First, you need to install plottable with the following command: pip install plottable. Plottable is almost the single python library made especially for creating nice output tables. According to the main author, it's inspired from the R packages gt and reactable.

We'll also need the following libraries:

  • pandas for creating a dataframe with our data
  • matplotlib for customizing the table and display it
import matplotlib.pyplot as plt
import pandas as pd
from plottable import Table

Dataset

Tables are often built from a pandas dataframe. Let's create one using the DataFrame() function.

This table is our starting point of the tutorial. Let's make it look good!

data = {'Score': [8, 6, 10, 3, 9],
        'Value': [50.42, 17.01, 42.90, 6.83, 92.06],
        'Comment': ['Nice', 'Cool', 'Fun', 'Bad', 'Okay']}
df = pd.DataFrame(data)

Most simple plottable output

Now let's see how to create the default plottable output. The syntax is quite similar to matplotlib, since we need to initiate a figure, create a Table() and display the result with show().

# Init a figure 
fig, ax = plt.subplots(figsize=(5, 5))

# Create the Table() object
tab = Table(df)

# Display the output
plt.show()

First method: column definition

This method consists in changing the properties of interest for a given column. By specifying the name of the column to be changed, we can specify a number of parameters.

We'll also need to import another Class from plottable: ColumnDefinition

In this case, we'll:

  • change the title of the Score column
  • change position and weight of the texts
from plottable import ColumnDefinition

# Init a figure 
fig, ax = plt.subplots(figsize=(5, 5))

# Define the things to change
column_definitions = [ColumnDefinition(name='Score', # name of the column to change
                                       title='Score custom', # new title for the column
                                       textprops={"ha": "left", "weight": "bold"}, # properties to apply
                                      )]

# Create the table object with the column definitions parameter
tab = Table(df, column_definitions=column_definitions)

# Display the output
plt.show()

Second method: keywords

If you want to apply exactly the same changes to each column, the keyword method may be just what you're looking for.

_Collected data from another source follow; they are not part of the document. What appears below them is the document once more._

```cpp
template <int MODE>
static int run_exact_tiled(const void *x, int x_dtype, const float *e, const float *en, const float *xn, int64_t N, int64_t K,
                           int D, int metric, u64 *keys, float *dout, hipStream_t s) {
    const int bf = x_dtype == VQHIP_DTYPE_F32 ? 0 : 1;
    const int64_t items = ((N + 127) / 128) * ((K + 255) / 256);
    if (g_tune_stream.load() && D % (bf ? 8 : 4) == 0 && items < (int64_t)1 << 31) {
        static LdsCache ssets[2];
        const int lds = vq_xs_lds_bytes(bf);
        const void *kern = bf ? (const void *)exact_stream_kernel<1, MODE> : (const void *)exact_stream_kernel<0, MODE>;
        if (int rc = ensure_dyn_lds(kern, lds, ssets[bf])) return rc;
        const int cap = resident_grid(2);
        const int grid = (int)(items < cap ? items : cap);
        if (bf) exact_stream_kernel<1, MODE><<<grid, 256, lds, s>>>(x, e, en, xn, N, K, D, metric, keys, dout);
        else exact_stream_kernel<0, MODE><<<grid, 256, lds, s>>>(x, e, en, xn, N, K, D, metric, keys, dout);
        VQ_CHECK_LAUNCH("exact_stream_kernel");
        return VQHIP_OK;
    }
    constexpr int LDS = 2 * 32 * 128 * 4 + 8 * 32 * 4;
    static LdsCache sets[4];
    const void *kerns[4] = {(const void *)exact_tiled_kernel<0, MODE, false>, (const void *)exact_tiled_kernel<1, MODE, false>,
                            (const void *)exact_tiled_kernel<0, MODE, true>, (const void *)exact_tiled_kernel<1, MODE, true>};
    const int v4 = (D % 4 == 0) ? 2 : 0;
    if (int rc = ensure_dyn_lds(kerns[v4 + bf], LDS, sets[v4 + bf])) return rc;
    int grid = (int)(items < 1024 ? items : 1024);
#define VQ_TILED(DT, V4) exact_tiled_kernel<DT, MODE, V4><<<grid, 256, LDS, s>>>(x, e, en, xn, N, K, D, metric, keys, dout)
    if (v4) { if (bf) VQ_TILED(1, true); else VQ_TILED(0, true); }
    else { if (bf) VQ_TILED(1, false); else VQ_TILED(0, false); }
#undef VQ_TILED
    VQ_CHECK_LAUNCH("exact_tiled_kernel");
    return VQHIP_OK;
}

template <int MODE>
static int exact_whole(const void *x, int x_dtype, const float *e, int64_t N, int64_t K, int D, int metric, const VqWsView &V,
                       int64_t *idx, float *dmin, int32_t *hist, float *dout, hipStream_t s) {
    constexpr bool keyed = MODE != 2;
    const bool l2 = metric == VQHIP_METRIC_L2;
    if (l2) if (int rc = vqhip_row_sqnorm(e, VQHIP_DTYPE_F32, K, D, V.en, s)) return rc;
    if constexpr (keyed) { fill_u64_kernel<<<256, 256, 0, s>>>(V.keys, N, ~0ull); VQ_CHECK_LAUNCH("fill_u64_kernel"); }
    if (l2) if (int rc = vqhip_row_sqnorm(x, x_dtype, N, D, V.xn_whole, s)) return rc;
    if (int rc = run_exact_tiled<MODE>(x, x_dtype, e, V.en, V.xn_whole, N, K, D, metric, keyed ? V.keys : nullptr, dout, s)) return rc;
    if constexpr (keyed) { finalize_kernel<<<256, 256, 0, s>>>(V.keys, nullptr, nullptr, N, idx, dmin, hist); VQ_CHECK_LAUNCH("finalize_kernel"); }
    return VQHIP_OK;
}

static int exact_few_max(int D) {
    if (D > 512 || D > VQ_FEW_MAX_D) return 0;
    static std::atomic<int> lds_limit{-1};
    int lim = lds_limit.load(std::memory_order_relaxed);
    if (lim < 0) {
        int dev = 0, v = 0;
        if (hipGetDevice(&dev) != hipSuccess || hipDeviceGetAttribute(&v, hipDeviceAttributeMaxSharedMemoryPerBlock, dev) != hipSuccess) v = 65536;
        lim = v;
        lds_limit.store(lim);
    }
    return vq_few_lds_bytes(D) <= lim ? VQ_EXACT_FEW_MAX : 0;
}

static int run_exact_rows(const void *x, int x_dtype, const float *e, const float *en, const float *xn, int64_t N, int64_t K, int D,
                          int metric, const int *row_list, const int *nrows_dev, u64 *keys, int *ticket, int64_t *idx,
                          int32_t *hist, hipStream_t s) {
    const int64_t ncb = (K + 63) / 64;
    const int grid = (int)(ncb < 256 ? 256 : (ncb > 1024 ? 1024 : ncb));
    if (D % 4) return fail(VQHIP_EINVAL, "exact_kernel: D % 4 != 0 (the proposal route has D % 8 == 0)");
    const int few_max = exact_few_max(D);
    const int lds = few_max ? vq_few_lds_bytes(D) : 0;
    static LdsCache sets[2];
    const int bf = x_dtype == VQHIP_DTYPE_F32 ? 0 : 1;
    if (int rc = ensure_dyn_lds(bf ? (const void *)exact_kernel<1> : (const void *)exact_kernel<0>, lds, sets[bf])) return rc;
    if (!bf)
        exact_kernel<0><<<grid, 256, lds, s>>>(x, e, en, xn, N, K, D, metric, row_list, nrows_dev, keys, ticket, idx, hist, few_max);
    else
        exact_kernel<1><<<grid, 256, lds, s>>>(x, e, en, xn, N, K, D, metric, row_list, nrows_dev, keys, ticket, idx, hist, few_max);
    VQ_CHECK_LAUNCH("exact_kernel");
    return VQHIP_OK;
}

template <int MODE>
static int run_segsum(const void *src, int x_dtype, const float *e, const int64_t *idx, const int32_t *order,
                      const int32_t *offsets, int64_t N, int64_t K, int D, const float *g_cb, float *dst, void *ws,
                      hipStream_t s) {
    float *partial = (float *)ws;
    const int64_t nranges = (N + VQ_SEG_RANGE - 1) / VQ_SEG_RANGE;
    int grid = (int)((nranges + 3) / 4); grid = grid < 1 ? 1 : (grid > 4096 ? 4096 : grid);
    if (x_dtype == VQHIP_DTYPE_F32) segsum_rows_kernel<MODE, 0><<<grid, 256, 0, s>>>(src, e, idx, order, offsets, N, (int)K, D, g_cb, dst, partial);
    else segsum_rows_kernel<MODE, 1><<<grid, 256, 0, s>>>(src, e, idx, order, offsets, N, (int)K, D, g_cb, dst, partial);
    VQ_CHECK_LAUNCH("segsum_rows_kernel");
    int fgrid = (int)((K + 3) / 4); fgrid = fgrid > 2048 ? 2048 : fgrid;
    segsum_fixup_kernel<<<fgrid, 256, 0, s>>>(offsets, (int)K, D, partial, dst);
    VQ_CHECK_LAUNCH("segsum_fixup_kernel");
    return VQHIP_OK;
}

static inline int vq_small_lanes(int D) { return D <= 8 ? 8 : (D <= 16 ? 16 : 32); }

template <bool NORMALIZE>
static int launch_row_small(const void *v, int dtype, int64_t R, int D, float eps, float *out, hipStream_t s) {
    const int L = vq_small_lanes(D);
    const int grid = waves_grid((R + 64 / L - 1) / (64 / L), 4);
#define VQ_ROW_SMALL(DT, LL) row_small_kernel<DT, LL, NORMALIZE><<<grid, 256, 0, s>>>(v, R, D, eps, out)
    if (dtype == VQHIP_DTYPE_F32) { if (L == 8) VQ_ROW_SMALL(0, 8); else if (L == 16) VQ_ROW_SMALL(0, 16); else VQ_ROW_SMALL(0, 32); }
    else { if (L == 8) VQ_ROW_SMALL(1, 8); else if (L == 16) VQ_ROW_SMALL(1, 16); else VQ_ROW_SMALL(1, 32); }
#undef VQ_ROW_SMALL
    VQ_CHECK_LAUNCH("row_small_kernel");
    return VQHIP_OK;
}

template <typename IdxT>
static int launch_hist(const IdxT *idx, int64_t N, int64_t K, int32_t *hist, void *stream) {
    constexpr bool i64 = sizeof(IdxT) == 8;
    VQ_REQUIRE(idx && hist && N >= 0 && K > 0, i64 ? "vqhip_hist: bad argument" : "vqhip_hist_i32: bad argument");
    if (N == 0) return VQHIP_OK;
    hipStream_t s = (hipStream_t)stream;
    if (K <= 32768 && N >= 16384) {
        static LdsCache lds_set;
        if (int rc = ensure_dyn_lds(i64 ? (const void *)hist_lds_kernel : (const void *)hist_i32_lds_kernel, (size_t)K * 4, lds_set)) return rc;
        int grid = (int)((N + 2047) / 2048); grid = grid > 256 ? 256 : grid;
        if constexpr (i64) hist_lds_kernel<<<grid, 1024, (size_t)K * 4, s>>>(idx, N, (int)K, hist);
        else hist_i32_lds_kernel<<<grid, 1024, (size_t)K * 4, s>>>(idx, N, (int)K, hist);
    } else {
        int grid = (int)((N + 255) / 256); grid = grid > 2048 ? 2048 : grid;
        if constexpr (i64) hist_kernel<<<grid, 256, 0, s>>>(idx, N, K, hist);
        else hist_i32_kernel<<<grid, 256, 0, s>>>(idx, N, K, hist);
    }
    VQ_CHECK_LAUNCH(i64 ? "hist_kernel" : "hist_i32_kernel");
    return VQHIP_OK;
// ... 1285 lines not shown
```
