arcquant_amd/csrc/gemm_tile_body.inc:

```
  constexpr int kThreads = WAVES_M * WAVES_N * 64;
  constexpr int WM = BM / WAVES_M, WN = BN / WAVES_N;
  constexpr int kT = kMfma32 ? 32 : 16;
  constexpr int TM = WM / kT, TN = WN / kT;
  using acc_t = typename std::conditional<kMfma32, f32x16, f32x4>::type;
  constexpr int A_UNITS = (BM * 2 + kThreads - 1) / kThreads, B_UNITS = (BN * 2 + kThreads - 1) / kThreads;
  constexpr bool A_PARTIAL = (BM * 2) % kThreads != 0, B_PARTIAL = (BN * 2) % kThreads != 0;
  static_assert(!A_PARTIAL || A_UNITS == 1, "a partial A pass is a single pass");
  static_assert(!B_PARTIAL || B_UNITS == 1, "a partial B pass is a single pass");
  constexpr int A_TILE = BM * kRowBytes, B_TILE = BN * kRowBytes;

  extern __shared__ __attribute__((aligned(16))) unsigned char smem[];
  unsigned char* const lds_a0 = smem;
  unsigned char* const lds_b0 = smem + A_TILE;
  unsigned char* const lds_a1 = smem + A_TILE + B_TILE;
  unsigned char* const lds_b1 = smem + 2 * A_TILE + B_TILE;

  const int ntiles = p.tiles_m * p.tiles_n;
  int bid = blockIdx.x, split = 0;
  if (p.splits > 1) {
    split = bid / ntiles;
    bid -= split * ntiles;
  }
  {
    const int q8 = ntiles >> 3, r8 = ntiles & 7, x = bid & 7, j = bid >> 3;
// ... 51 lines not shown
  int b_slot[B_UNITS][4];
#pragma unroll
  for (int u = 0; u < B_UNITS; ++u) {
    const int unit = tid + u * kThreads, r = B_PARTIAL ? min(unit >> 1, BN - 1) : unit >> 1, h = unit & 1;
    const int row = n0 + r, rc = row < p.N ? row : p.N - 1;
    if constexpr (kBLayout == kBRepacked) {
      const uint32_t rb = (uint32_t)((rc >> 4) - (n0 >> 4));
      b_q[u] = rb * (uint32_t)rw_tiles * 1024u + h * 256 + (rc & 15) * 16;
      b_sf[u] = rb * (uint32_t)rw_tiles * 128u + h * 64 + (rc & 15) * 4;
    } else {
      b_q[u] = (uint32_t)(rc - n0) * (uint32_t)half_k + h * 16;
      b_sf[u] = (uint32_t)(sf_atom_offset(rc, 0, atoms_k) - sf_atom_offset(n0, 0, atoms_k)) + h * 2;
    }
    b_live[u] = row < p.N ? kSfLive : 0u;
#pragma unroll
    for (int j = 0; j < 4; ++j) b_slot[u][j] = kMfma32 ? lds_slot32(r, h * 4 + j) : lds_slot(r, h * 4 + j);
  }
  const int fa_base = kMfma32 ? lds_slot32(wr * WM + (lane & 31), lane >> 5) : lds_slot(wr * WM + (lane & 15), lane >> 4);
  const int fb_base = kMfma32 ? lds_slot32(wc * WN + (lane & 31), lane >> 5) : lds_slot(wc * WN + (lane & 15), lane >> 4);
  acc_t acc[TM][TN];
  if constexpr (!kOverlapTail) {
#pragma unroll
    for (int i = 0; i < TM; ++i)
#pragma unroll
      for (int j = 0; j < TN; ++j)
#pragma unroll
        for (int r = 0; r < (kMfma32 ? 16 : 4); ++r) acc[i][j][r] = 0.f;
  }

  Staged sa[A_UNITS], sb[B_UNITS];
  auto load_step = [&](int atom) {
    atom = __builtin_amdgcn_readfirstlane(atom);
    const StageStep sa_step = stage_step(atom), sb_step = kBLayout == kBRepacked ? stage_step_rw(atom) : sa_step;
#pragma unroll
    for (int u = 0; u < A_UNITS; ++u) sa[u] = stage_load(a_src, a_q[u], a_sf[u], sa_step);
#pragma unroll
    for (int u = 0; u < B_UNITS; ++u) sb[u] = stage_load(b_src, b_q[u], b_sf[u], sb_step);
  };
#ifdef ARCQ_TILE_BODY_PAIR_LOADS
  Staged sa2[A_UNITS], sb2[B_UNITS];
  auto load_pair = [&](int atom0, int atom1, Staged (&a0)[A_UNITS], Staged (&b0)[B_UNITS], Staged (&a1)[A_UNITS], Staged (&b1)[B_UNITS], auto parts) {
    constexpr int kParts = decltype(parts)::value;
    atom0 = __builtin_amdgcn_readfirstlane(atom0);
    atom1 = __builtin_amdgcn_readfirstlane(atom1);
    const StageStep a_s0 = stage_step(atom0), a_s1 = stage_step(atom1);
    const StageStep b_s0 = kBLayout == kBRepacked ? stage_step_rw(atom0) : a_s0, b_s1 = kBLayout == kBRepacked ? stage_step_rw(atom1) : a_s1;
    __builtin_amdgcn_sched_barrier(0);
    if constexpr ((kParts & 1) != 0) {
#pragma unroll
      for (int u = 0; u < A_UNITS; ++u) {
        a0[u].q = stage_load_q(a_src, a_q[u], a_s0);
        __builtin_amdgcn_sched_barrier(0);
        a1[u].q = stage_load_q(a_src, a_q[u], a_s1);
        __builtin_amdgcn_sched_barrier(0);
      }
    }
    if constexpr ((kParts & 2) != 0) {
#pragma unroll
      for (int u = 0; u < B_UNITS; ++u) {
        b0[u].q = stage_load_q(b_src, b_q[u], b_s0);
        __builtin_amdgcn_sched_barrier(0);
        b1[u].q = stage_load_q(b_src, b_q[u], b_s1);
        __builtin_amdgcn_sched_barrier(0);
      }
    }
    if constexpr ((kParts & 4) != 0) {
#pragma unroll
      for (int u = 0; u < A_UNITS; ++u) {
        a0[u].sf = stage_load_sf(a_src, a_sf[u], a_s0);
        a1[u].sf = stage_load_sf(a_src, a_sf[u], a_s1);
      }
#pragma unroll
      for (int u = 0; u < B_UNITS; ++u) {
        b0[u].sf = stage_load_sf(b_src, b_sf[u], b_s0);
        b1[u].sf = stage_load_sf(b_src, b_sf[u], b_s1);
      }
    }
  };
  using kPairA = std::integral_constant<int, 1>;
  using kPairB = std::integral_constant<int, 2>;
  using kPairSf = std::integral_constant<int, 4>;
  using kPairAll = std::integral_constant<int, 7>;
#endif
  auto store_step = [&](unsigned char* la, unsigned char* lb) {
#pragma unroll
    for (int u = 0; u < A_UNITS; ++u)
      if (!A_PARTIAL || tid < BM * 2) stage_store(la, a_slot[u], sa[u], a_live[u]);
#pragma unroll
    for (int u = 0; u < B_UNITS; ++u)
      if (!B_PARTIAL || tid < BN * 2) stage_store(lb, b_slot[u], sb[u], b_live[u]);
  };
  auto mma_step = [&](const unsigned char* la, const unsigned char* lb) {
    if constexpr (kMfma32) {
#pragma unroll
      for (int ks = 0; ks < 4; ++ks) {
        Frag8 fa[TM], fb[TN];
#pragma unroll
        for (int i = 0; i < TM; ++i) fa[i].u = *reinterpret_cast<const uint4*>(la + (fa_base ^ (ks * 32)) + i * 32 * kRowBytes);
#pragma unroll
        for (int j = 0; j < TN; ++j) fb[j].u = *reinterpret_cast<const uint4*>(lb + (fb_base ^ (ks * 32)) + j * 32 * kRowBytes);
#pragma unroll
        for (int i = 0; i < TM; ++i)
#pragma unroll
          for (int j = 0; j < TN; ++j) acc[i][j] = __builtin_amdgcn_mfma_f32_32x32x16_f16(fb[j].v, fa[i].v, acc[i][j], 0, 0, 0);
      }
    } else {
#pragma unroll
      for (int ks = 0; ks < 2; ++ks) {
        Frag8 fa[TM], fb[TN];
#pragma unroll
        for (int i = 0; i < TM; ++i) fa[i].u = *reinterpret_cast<const uint4*>(la + (fa_base ^ (ks * 64)) + i * 16 * kRowBytes);
#pragma unroll
        for (int j = 0; j < TN; ++j) fb[j].u = *reinterpret_cast<const uint4*>(lb + (fb_base ^ (ks * 64)) + j * 16 * kRowBytes);
#pragma unroll
        for (int i = 0; i < TM; ++i)
#pragma unroll
          for (int j = 0; j < TN; ++j) acc[i][j] = __builtin_amdgcn_mfma_f32_16x16x32_f16(fb[j].v, fa[i].v, acc[i][j], 0, 0, 0);
      }
    }
  };
  const bool late = kStagger && wave >= 4;
  auto k_step = [&](int kt, unsigned char* ca, unsigned char* cb, unsigned char* na, unsigned char* nb) {
    Staged ta[A_UNITS], tb[B_UNITS];
#pragma unroll
    for (int u = 0; u < A_UNITS; ++u) ta[u] = sa[u];
#pragma unroll
    for (int u = 0; u < B_UNITS; ++u) tb[u] = sb[u];
    load_step(min(kt + 2 + (late ? 1 : 0), a_end - 1));
    __builtin_amdgcn_sched_barrier(0);
    mma_step(ca, cb);
    if (kStagger && late) __syncthreads();
    unsigned char* const wa = late ? ca : na;
    unsigned char* const wb = late ? cb : nb;
#pragma unroll
    for (int u = 0; u < A_UNITS; ++u)
      if (!A_PARTIAL || tid < BM * 2) stage_store(wa, a_slot[u], ta[u], a_live[u]);
#pragma unroll
    for (int u = 0; u < B_UNITS; ++u)
      if (!B_PARTIAL || tid < BN * 2) stage_store(wb, b_slot[u], tb[u], b_live[u]);
    if (!kStagger || !late) __syncthreads();
  };

  constexpr int kRot = 1;
  constexpr bool kRotate = kPipe && !kMfma32 && TM == 8 && TN == 4 && WAVES_M * WAVES_N == 8 && !A_PARTIAL && !B_PARTIAL;
  auto rd_frag = [&](const unsigned char* tile, int base, int ks, int i) { Frag8 f; f.u = *reinterpret_cast<const uint4*>(tile + (base ^ (ks * 64)) + i * 16 * kRowBytes); return f; };
  [[maybe_unused]] Frag8 head_b[TN], head_a[2];
  using kStepOne = std::integral_constant<int, 0>;
  using kStepPair = std::integral_constant<int, 1>;
  using kStepOdd = std::integral_constant<int, 2>;
  using kStepNone = std::integral_constant<int, 3>;
  auto k_step_pipe = [&](int kt, unsigned char* ca, unsigned char* cb, unsigned char* na, unsigned char* nb, auto step_kind) {
    static_assert(kMfma32 || TM % 2 == 0, "pairs of A fragments");
    constexpr int kKind = decltype(step_kind)::value;
    static_assert(kKind == 0 || kPairLoads, "the paired-load sibling's steps");
    Staged ta[A_UNITS], tb[B_UNITS];
#pragma unroll
    for (int u = 0; u < A_UNITS; ++u) ta[u] = sa[u];
#pragma unroll
    for (int u = 0; u < B_UNITS; ++u) tb[u] = sb[u];
    if constexpr (kKind == kStepOne::value) load_step(min(kt + 2, a_end - 1));
#ifdef ARCQ_TILE_BODY_PAIR_LOADS
    if constexpr (kKind == kStepOdd::value) {
#pragma unroll
      for (int u = 0; u < A_UNITS; ++u) ta[u] = sa2[u];
#pragma unroll
      for (int u = 0; u < B_UNITS; ++u) tb[u] = sb2[u];
    }
    if constexpr (kKind == kStepPair::value) load_pair(min(kt + 2, a_end - 1), min(kt + 3, a_end - 1), sa2, sb2, sa, sb, kPairA{});
#endif
    __builtin_amdgcn_sched_barrier(0);
    constexpr int kPieces = (A_UNITS + B_UNITS) * 4, kBlocks = kMfma32 ? 4 : TM;
    auto pieces = [&](int blk) {
#pragma unroll
      for (int c = blk; c < kPieces; c += kBlocks) {
        const int u = c >> 2, j = c & 3;
        if (u < A_UNITS) {
          if (!A_PARTIAL || tid < BM * 2) stage_piece(na, a_slot[u < A_UNITS ? u : 0][j], ta[u < A_UNITS ? u : 0], a_live[u < A_UNITS ? u : 0], j);
        } else {
          const int v = u - A_UNITS < B_UNITS ? u - A_UNITS : 0;
          if (!B_PARTIAL || tid < BN * 2) stage_piece(nb, b_slot[v][j], tb[v], b_live[v], j);
        }
      }
    };
    if constexpr (kMfma32) {
      Frag8 f32a[2][TM], f32b[2][TN];
      auto rd_set = [&](int buf, int ks) {
#pragma unroll
        for (int i = 0; i < TM; ++i) f32a[buf][i].u = *reinterpret_cast<const uint4*>(ca + (fa_base ^ (ks * 32)) + i * 32 * kRowBytes);
#pragma unroll
        for (int j = 0; j < TN; ++j) f32b[buf][j].u = *reinterpret_cast<const uint4*>(cb + (fb_base ^ (ks * 32)) + j * 32 * kRowBytes);
      };
      rd_set(0, 0);
#pragma unroll
      for (int ks = 0; ks < 4; ++ks) {
        if (ks + 1 < 4) rd_set((ks + 1) & 1, ks + 1);
        __builtin_amdgcn_sched_barrier(0);
#pragma unroll
        for (int i = 0; i < TM; ++i)
#pragma unroll
          for (int j = 0; j < TN; ++j)
            if constexpr (kMfma32)
              acc[i][j] = __builtin_amdgcn_mfma_f32_32x32x16_f16(f32b[ks & 1][j].v, f32a[ks & 1][i].v, acc[i][j], 0, 0, 0);
        pieces(ks);
        __builtin_amdgcn_sched_barrier(0);
      }
      __syncthreads();
      return;
    }
    auto rd_a = [&](int ks, int i) { return rd_frag(ca, fa_base, ks, i); };
    auto rd_b = [&](int ks, int j) { return rd_frag(cb, fb_base, ks, j); };
    if constexpr (kRotate) {
      constexpr int kQ = 2 * (TM / 2), kHalf = TM / 2, kLast = kQ - 1 - kRot, kNPre = kLast + 1;
      static_assert(kRot >= 1 && kLast >= kHalf, "the second K half's B fragments are read ahead of the barrier, a block before their use");
      auto read_by = [](int b) { const int extra = b - (kLast - kRot), h = b + 1 + (extra > 0 ? extra : 0); return h < kQ - 1 ? h : kQ - 1; };
      Frag8 fb1[TN], fq[kQ][2];
      fq[0][0] = head_a[0];
      fq[0][1] = head_a[1];
#pragma unroll
      for (int q = 0; q < kQ; ++q) {
        const int ks = q / kHalf, pr = q % kHalf;
        constexpr int kHeadReads = TN + 2;
        int n_pieces = 0, n_reads = 0;
#ifdef ARCQ_TILE_BODY_PAIR_LOADS
        if constexpr (kKind == kStepPair::value) {
          if (q == 2) load_pair(min(kt + 2, a_end - 1), min(kt + 3, a_end - 1), sa2, sb2, sa, sb, kPairB{});
          if (q == 4) load_pair(min(kt + 2, a_end - 1), min(kt + 3, a_end - 1), sa2, sb2, sa, sb, kPairSf{});
          if (q == 2 || q == 4) __builtin_amdgcn_sched_barrier(0);
        }
#endif
        if (q <= kLast) {
#pragma unroll
          for (int r = (q ? read_by(q - 1) : 0) + 1; r <= read_by(q); ++r) {
            fq[r][0] = rd_a(r / kHalf, 2 * (r % kHalf));
            fq[r][1] = rd_a(r / kHalf, 2 * (r % kHalf) + 1);
          }
          if (q == kHalf - 1) {
#pragma unroll
            for (int j = 0; j < TN; ++j) fb1[j] = rd_b(1, j);
          }
        }
        __builtin_amdgcn_sched_barrier(0);
#pragma unroll
        for (int ii = 0; ii < 2; ++ii)
#pragma unroll
          for (int j = 0; j < TN; ++j)
            acc[2 * pr + ii][j] = __builtin_amdgcn_mfma_f32_16x16x32_f16((ks ? fb1[j] : head_b[j]).v, fq[q][ii].v, acc[2 * pr + ii][j], 0, 0, 0);
        if (q <= kLast) {
#pragma unroll
          for (int c = 0; c < kPieces; ++c)
            if (c * kNPre / kPieces == q) {
              const int u = c >> 2, j = c & 3;
              if (u < A_UNITS) {
                if (j == 0) asm volatile("" : "+v"(ta[u].sf));
                stage_piece(na, a_slot[u][j], ta[u], a_live[u], j);
              } else {
                if (j == 0) asm volatile("" : "+v"(tb[u - A_UNITS].sf));
                stage_piece(nb, b_slot[u - A_UNITS][j], tb[u - A_UNITS], b_live[u - A_UNITS], j);
              }
              ++n_pieces;
            }
        } else {
          const int i0 = q - kLast - 1;
#pragma unroll
          for (int n = i0 * kHeadReads / kRot; n < (i0 + 1) * kHeadReads / kRot; ++n) {
            if (n < TN) head_b[n] = rd_frag(nb, fb_base, 0, n);
            else head_a[n - TN] = rd_frag(na, fa_base, 0, n - TN);
            ++n_reads;
          }
        }
#pragma unroll
        for (int m8 = 0; m8 < 2 * TN; ++m8) {
          __builtin_amdgcn_sched_group_barrier(0x008, 1, 0);
          if (q <= kLast) {
            if (n_pieces == 1) __builtin_amdgcn_sched_group_barrier(0x002, 2, 0);
            else if (n_pieces == 2) __builtin_amdgcn_sched_group_barrier(0x002, 4, 0);
            else if (n_pieces >= 3) __builtin_amdgcn_sched_group_barrier(0x002, 6, 0);
          } else if (m8 < n_reads) {
            __builtin_amdgcn_sched_group_barrier(0x100, 1, 0);
          }
        }
        __builtin_amdgcn_sched_barrier(0);
        if (q == kLast) {
          __syncthreads();
          __builtin_amdgcn_sched_barrier(0);
        }
      }
      return;
    }
    constexpr int kPairs = TM / 2, kSeq = 2 * kPairs, kAhead = 1;
    Frag8 fb[2][TN], fq[kSeq][2];
    auto rd_pair = [&](int q) {
      fq[q][0] = rd_a(q / kPairs, 2 * (q % kPairs));
      fq[q][1] = rd_a(q / kPairs, 2 * (q % kPairs) + 1);
    };
#pragma unroll
    for (int j = 0; j < TN; ++j) fb[0][j] = rd_b(0, j);
#pragma unroll
    for (int q = 0; q < kAhead; ++q) rd_pair(q);
#pragma unroll
    for (int q = 0; q < kSeq; ++q) {
      const int ks = q / kPairs, pr = q % kPairs;
      if (q + kAhead < kSeq) rd_pair(q + kAhead);
      if (ks == 0 && pr == kPairs - 1 - (kAhead - 1 < kPairs - 1 ? kAhead - 1 : kPairs - 1)) {
#pragma unroll
        for (int j = 0; j < TN; ++j) fb[1][j] = rd_b(1, j);
      }
      __builtin_amdgcn_sched_barrier(0);
#pragma unroll
      for (int ii = 0; ii < 2; ++ii)
#pragma unroll
        for (int j = 0; j < TN; ++j)
          if constexpr (!kMfma32)
            acc[2 * pr + ii][j] = __builtin_amdgcn_mfma_f32_16x16x32_f16(fb[ks][j].v, fq[q][ii].v, acc[2 * pr + ii][j], 0, 0, 0);
      pieces(q);
#pragma unroll
      for (int m8 = 0; m8 < (TM == 8 ? 2 * TN : 0); ++m8) {
        __builtin_amdgcn_sched_group_barrier(0x008, 1, 0);
        __builtin_amdgcn_sched_group_barrier(0x002, 2, 0);
      }
      __builtin_amdgcn_sched_barrier(0);
    }
    __syncthreads();
  };
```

In a similar way to the previous method, we give which properties we want to change, but this time we put them directly in the Table() argument, and they will automatically apply to all columns.

In this case, we'll:

  • change some text properties
  • add a footer line
  • remove lines between rows
# Init a figure 
fig, ax = plt.subplots(figsize=(5, 5))

# Create the table object with the column definitions parameter
tab = Table(df, textprops={"ha": "left", "weight": "bold"}, # text properties
            row_dividers=False, # remove lines between rows
            footer_divider=True, # add a reference line at the end
    )

# Display the output
plt.show()

Third method: accessing rows and cols

In this method, we first define the Table(), then apply any modifications we wish to the rows and columns.

# Init a figure 
fig, ax = plt.subplots(figsize=(5, 5))

# Create the table object with the column definitions parameter
tab = Table(df)

# Apply modifications to the Score col and the second (idx=1) row
tab.columns["Score"].set_facecolor('lightblue')
tab.rows[1].set_fontcolor('green')

# Display the output
plt.show()

Going further

This post explains the basic features in the plottable library.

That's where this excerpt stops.